# nz0001na/MorphGANformer

Measured on AMD Instinct MI355X. Metric: latent-projection iters/sec @1024^2, k=17 latents, higher is better.
Workload: dtype f32; 1 GPU; configs[1]: single 1024x1024 face per GPU, Wing+LPIPS(squeeze)+MSE literal-mode projection step, noise_mode=random, seeded synthetic weights/targets/landmarks; k=17, z_dim=32, targets_per_gpu=1, parallelism=pair-sharded x1, graph_replay=True, loss_generator_overlap=True, steps_per_forward=32

## Files before the change

### include/mgf.h

```cpp
#ifndef MGF_H_
#define MGF_H_

#include <stdint.h>

#ifdef __cplusplus
extern "C" {
#endif

typedef void* mgf_stream_t;

enum { MGF_OK = 0, MGF_EINVAL = -1, MGF_EUNSUPPORTED = -2, MGF_ELAUNCH = -3, MGF_ETOOBIG = -4 };
enum { MGF_F32 = 0, MGF_F64 = 1, MGF_F16 = 2 };
enum { MGF_FILTER_SEPARABLE = 2 };
enum { MGF_FILTER_LARGE = 4 };
enum { MGF_ACT_LINEAR = 1, MGF_ACT_RELU = 2, MGF_ACT_LRELU = 3, MGF_ACT_TANH = 4, MGF_ACT_SIGMOID = 5,
       MGF_ACT_ELU = 6, MGF_ACT_SELU = 7, MGF_ACT_SOFTPLUS = 8, MGF_ACT_SWISH = 9,
       MGF_ACT_RELU_POST = 10 };

const char* mgf_last_error(void);
int mgf_version(void);
int mgf_device_ok(void);

int mgf_bias_act(void* y, const void* x, const void* b, const void* xref, const void* yref, const void* dy,
                 int dtype, int64_t numel, int64_t step_b, int64_t size_b,
// ... 118 lines not shown
                          int32_t n, int32_t wdim, int32_t max_cin, mgf_stream_t stream);

int mgf_duplex_attention(float* y, const float* x, const float* wqc, const float* spos, const float* vwb,
                         int32_t n, int32_t c, int32_t f, int32_t t,
                         const mgf_epilogue* ep, int32_t ep_w, float* probs, int32_t* argmax, mgf_stream_t stream);

int mgf_att_map_upsample_f32(float* out, const float* probs, int32_t n, int32_t side, int32_t t, int32_t out_res, int32_t layer,
                             int32_t n_layers, mgf_stream_t stream);

typedef struct mgf_attn_job {
    const float* wmv;
    const float* bmv;
    float* vwb;
    int32_t c;
    int32_t w_offset;
} mgf_attn_job;
int mgf_attn_values(const mgf_attn_job* job, const float* ws, int64_t ws_stride_n, int64_t ws_stride_t, int32_t n, int32_t t,
                    int32_t wdim, mgf_stream_t stream);
int mgf_attn_values_multi(const mgf_attn_job* jobs_dev, int32_t njobs, const float* ws, int64_t ws_stride_n, int64_t ws_stride_t,
                          int32_t n, int32_t t, int32_t wdim, mgf_stream_t stream);

int mgf_randn_f32(float* out, int64_t n, uint64_t seed, void* state, mgf_stream_t stream);
int mgf_rgb_weights_f32(float* out, const float* w, const float* s, int32_t n, int32_t c, int32_t cout, mgf_stream_t stream);
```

========

* TASK GOAL *
Once more, write out all the data above exactly as given.

* OUTPUT BELOW *
# nz0001na/MorphGANformer

Measured on AMD Instinct MI355X. Metric: latent-projection iters/sec @1024^2, k=17 latents, higher is better.
Workload: dtype f32; 1 GPU; configs[1]: single 1024x1024 face per GPU, Wing+LPIPS(squeeze)+MSE literal-mode projection step, noise_mode=random, seeded synthetic weights/targets/landmarks; k=17, z_dim=32, targets_per_gpu=1, parallelism=pair-sharded x1, graph_replay=True, loss_generator_overlap=True, steps_per_forward=32

## Files before the change

### include/mgf.h

```cpp
#ifndef MGF_H_
#define MGF_H_

#include <stdint.h>

#ifdef __cplusplus
extern "C" {
#endif

typedef void* mgf_stream_t;

enum { MGF_OK = 0, MGF_EINVAL = -1, MGF_EUNSUPPORTED = -2, MGF_ELAUNCH = -3, MGF_ETOOBIG = -4 };
enum { MGF_F32 = 0, MGF_F64 = 1, MGF_F16 = 2 };
enum { MGF_FILTER_SEPARABLE = 2 };
enum { MGF_FILTER_LARGE = 4 };
enum { MGF_ACT_LINEAR = 1, MGF_ACT_RELU = 2, MGF_ACT_LRELU = 3, MGF_ACT_TANH = 4, MGF_ACT_SIGMOID = 5,
       MGF_ACT_ELU = 6, MGF_ACT_SELU = 7, MGF_ACT_SOFTPLUS = 8, MGF_ACT_SWISH = 9,
       MGF_ACT_RELU_POST = 10 };

const char* mgf_last_error(void);
int mgf_version(void);
int mgf_device_ok(void);

int mgf_bias_act(void* y, const void* x, const void* b, const void* xref, const void* yref, const void* dy,
                 int dtype, int64_t numel, int64_t step_b, int64_t size_b,
// ... 118 lines not shown
                          int32_t n, int32_t wdim, int32_t max_cin, mgf_stream_t stream);

int mgf_duplex_attention(float* y, const float* x, const float* wqc, const float* spos, const float* vwb,
                         int32_t n, int32_t c, int32_t f, int32_t t,
                         const mgf_epilogue* ep, int32_t ep_w, float* probs, int32_t* argmax, mgf_stream_t stream);

int mgf_att_map_upsample_f32(float* out, const float* probs, int32_t n, int32_t side, int32_t t, int32_t out_res, int32_t layer,
                             int32_t n_layers, mgf_stream_t stream);

typedef struct mgf_attn_job {
    const float* wmv;
    const float* bmv;
    float* vwb;
    int32_t c;
    int32_t w_offset;
} mgf_attn_job;
int mgf_attn_values(const mgf_attn_job* job, const float* ws, int64_t ws_stride_n, int64_t ws_stride_t, int32_t n, int32_t t,
                    int32_t wdim, mgf_stream_t stream);
int mgf_attn_values_multi(const mgf_attn_job* jobs_dev, int32_t njobs, const float* ws, int64_t ws_stride_n, int64_t ws_stride_t,
                          int32_t n, int32_t t, int32_t wdim, mgf_stream_t stream);

int mgf_randn_f32(float* out, int64_t n, uint64_t seed, void* state, mgf_stream_t stream);
int mgf_rgb_weights_f32(float* out, const float* w, const float* s, int32_t n, int32_t c, int32_t cout, mgf_stream_t stream);
```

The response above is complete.